Repeat the data exactly as it stands.

[Collected data]
__________

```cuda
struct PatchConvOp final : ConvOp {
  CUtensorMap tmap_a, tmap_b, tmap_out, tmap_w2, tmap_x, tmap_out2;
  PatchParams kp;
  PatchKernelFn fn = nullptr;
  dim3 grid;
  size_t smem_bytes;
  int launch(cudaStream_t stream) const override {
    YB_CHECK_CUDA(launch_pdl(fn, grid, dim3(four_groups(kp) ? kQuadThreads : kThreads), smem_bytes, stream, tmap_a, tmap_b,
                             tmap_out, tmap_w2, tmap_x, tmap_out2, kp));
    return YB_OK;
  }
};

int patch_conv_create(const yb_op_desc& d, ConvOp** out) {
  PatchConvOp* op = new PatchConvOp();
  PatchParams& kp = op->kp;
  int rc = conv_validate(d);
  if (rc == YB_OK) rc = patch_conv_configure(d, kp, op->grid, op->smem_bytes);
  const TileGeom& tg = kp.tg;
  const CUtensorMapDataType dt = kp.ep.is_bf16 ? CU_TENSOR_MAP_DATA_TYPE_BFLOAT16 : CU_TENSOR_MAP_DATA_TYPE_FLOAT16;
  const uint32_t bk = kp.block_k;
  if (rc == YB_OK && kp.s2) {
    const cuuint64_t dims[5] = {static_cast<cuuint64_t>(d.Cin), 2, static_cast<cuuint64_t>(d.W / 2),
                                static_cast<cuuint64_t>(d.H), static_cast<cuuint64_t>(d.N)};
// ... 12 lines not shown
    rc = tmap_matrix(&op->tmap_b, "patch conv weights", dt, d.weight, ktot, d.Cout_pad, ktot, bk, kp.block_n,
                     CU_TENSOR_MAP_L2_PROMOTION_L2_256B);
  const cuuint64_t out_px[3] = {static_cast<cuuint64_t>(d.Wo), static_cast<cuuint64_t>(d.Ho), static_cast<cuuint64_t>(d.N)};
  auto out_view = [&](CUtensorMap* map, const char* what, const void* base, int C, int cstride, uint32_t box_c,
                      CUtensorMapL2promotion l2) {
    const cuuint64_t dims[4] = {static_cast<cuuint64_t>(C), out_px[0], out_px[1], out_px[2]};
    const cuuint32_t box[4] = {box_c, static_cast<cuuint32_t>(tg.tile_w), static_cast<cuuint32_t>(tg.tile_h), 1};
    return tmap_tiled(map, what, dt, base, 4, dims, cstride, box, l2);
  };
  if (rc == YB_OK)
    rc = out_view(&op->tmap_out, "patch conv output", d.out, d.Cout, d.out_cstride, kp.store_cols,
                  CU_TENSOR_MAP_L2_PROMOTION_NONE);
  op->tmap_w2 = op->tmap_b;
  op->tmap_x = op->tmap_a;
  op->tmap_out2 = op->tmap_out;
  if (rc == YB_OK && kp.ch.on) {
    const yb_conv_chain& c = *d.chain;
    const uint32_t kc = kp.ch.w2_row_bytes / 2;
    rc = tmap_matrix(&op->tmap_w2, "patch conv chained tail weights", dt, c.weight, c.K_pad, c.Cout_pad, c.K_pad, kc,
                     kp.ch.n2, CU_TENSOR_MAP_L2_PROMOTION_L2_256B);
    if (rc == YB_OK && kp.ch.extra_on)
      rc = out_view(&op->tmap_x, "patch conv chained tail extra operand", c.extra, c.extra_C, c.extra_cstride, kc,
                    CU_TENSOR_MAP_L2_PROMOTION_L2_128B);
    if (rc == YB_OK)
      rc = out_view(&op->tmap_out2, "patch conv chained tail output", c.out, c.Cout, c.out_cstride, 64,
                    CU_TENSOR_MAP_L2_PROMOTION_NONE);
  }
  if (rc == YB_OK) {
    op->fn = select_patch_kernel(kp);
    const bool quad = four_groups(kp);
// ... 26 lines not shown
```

__________

**Output below:**
```cuda
struct PatchConvOp final : ConvOp {
  CUtensorMap tmap_a, tmap_b, tmap_out, tmap_w2, tmap_x, tmap_out2;
  PatchParams kp;
  PatchKernelFn fn = nullptr;
  dim3 grid;
  size_t smem_bytes;
  int launch(cudaStream_t stream) const override {
    YB_CHECK_CUDA(launch_pdl(fn, grid, dim3(four_groups(kp) ? kQuadThreads : kThreads), smem_bytes, stream, tmap_a, tmap_b,
                             tmap_out, tmap_w2, tmap_x, tmap_out2, kp));
    return YB_OK;
  }
};

int patch_conv_create(const yb_op_desc& d, ConvOp** out) {
  PatchConvOp* op = new PatchConvOp();
  PatchParams& kp = op->kp;
  int rc = conv_validate(d);
  if (rc == YB_OK) rc = patch_conv_configure(d, kp, op->grid, op->smem_bytes);
  const TileGeom& tg = kp.tg;
  const CUtensorMapDataType dt = kp.ep.is_bf16 ? CU_TENSOR_MAP_DATA_TYPE_BFLOAT16 : CU_TENSOR_MAP_DATA_TYPE_FLOAT16;
  const uint32_t bk = kp.block_k;
  if (rc == YB_OK && kp.s2) {
    const cuuint64_t dims[5] = {static_cast<cuuint64_t>(d.Cin), 2, static_cast<cuuint64_t>(d.W / 2),
                                static_cast<cuuint64_t>(d.H), static_cast<cuuint64_t>(d.N)};
// ... 12 lines not shown
    rc = tmap_matrix(&op->tmap_b, "patch conv weights", dt, d.weight, ktot, d.Cout_pad, ktot, bk, kp.block_n,
                     CU_TENSOR_MAP_L2_PROMOTION_L2_256B);
  const cuuint64_t out_px[3] = {static_cast<cuuint64_t>(d.Wo), static_cast<cuuint64_t>(d.Ho), static_cast<cuuint64_t>(d.N)};
  auto out_view = [&](CUtensorMap* map, const char* what, const void* base, int C, int cstride, uint32_t box_c,
                      CUtensorMapL2promotion l2) {
    const cuuint64_t dims[4] = {static_cast<cuuint64_t>(C), out_px[0], out_px[1], out_px[2]};
    const cuuint32_t box[4] = {box_c, static_cast<cuuint32_t>(tg.tile_w), static_cast<cuuint32_t>(tg.tile_h), 1};
    return tmap_tiled(map, what, dt, base, 4, dims, cstride, box, l2);
  };
  if (rc == YB_OK)
    rc = out_view(&op->tmap_out, "patch conv output", d.out, d.Cout, d.out_cstride, kp.store_cols,
                  CU_TENSOR_MAP_L2_PROMOTION_NONE);
  op->tmap_w2 = op->tmap_b;
  op->tmap_x = op->tmap_a;
  op->tmap_out2 = op->tmap_out;
  if (rc == YB_OK && kp.ch.on) {
    const yb_conv_chain& c = *d.chain;
    const uint32_t kc = kp.ch.w2_row_bytes / 2;
    rc = tmap_matrix(&op->tmap_w2, "patch conv chained tail weights", dt, c.weight, c.K_pad, c.Cout_pad, c.K_pad, kc,
                     kp.ch.n2, CU_TENSOR_MAP_L2_PROMOTION_L2_256B);
    if (rc == YB_OK && kp.ch.extra_on)
      rc = out_view(&op->tmap_x, "patch conv chained tail extra operand", c.extra, c.extra_C, c.extra_cstride, kc,
                    CU_TENSOR_MAP_L2_PROMOTION_L2_128B);
    if (rc == YB_OK)
      rc = out_view(&op->tmap_out2, "patch conv chained tail output", c.out, c.Cout, c.out_cstride, 64,
                    CU_TENSOR_MAP_L2_PROMOTION_NONE);
  }
  if (rc == YB_OK) {
    op->fn = select_patch_kernel(kp);
    const bool quad = four_groups(kp);
// ... 26 lines not shown
```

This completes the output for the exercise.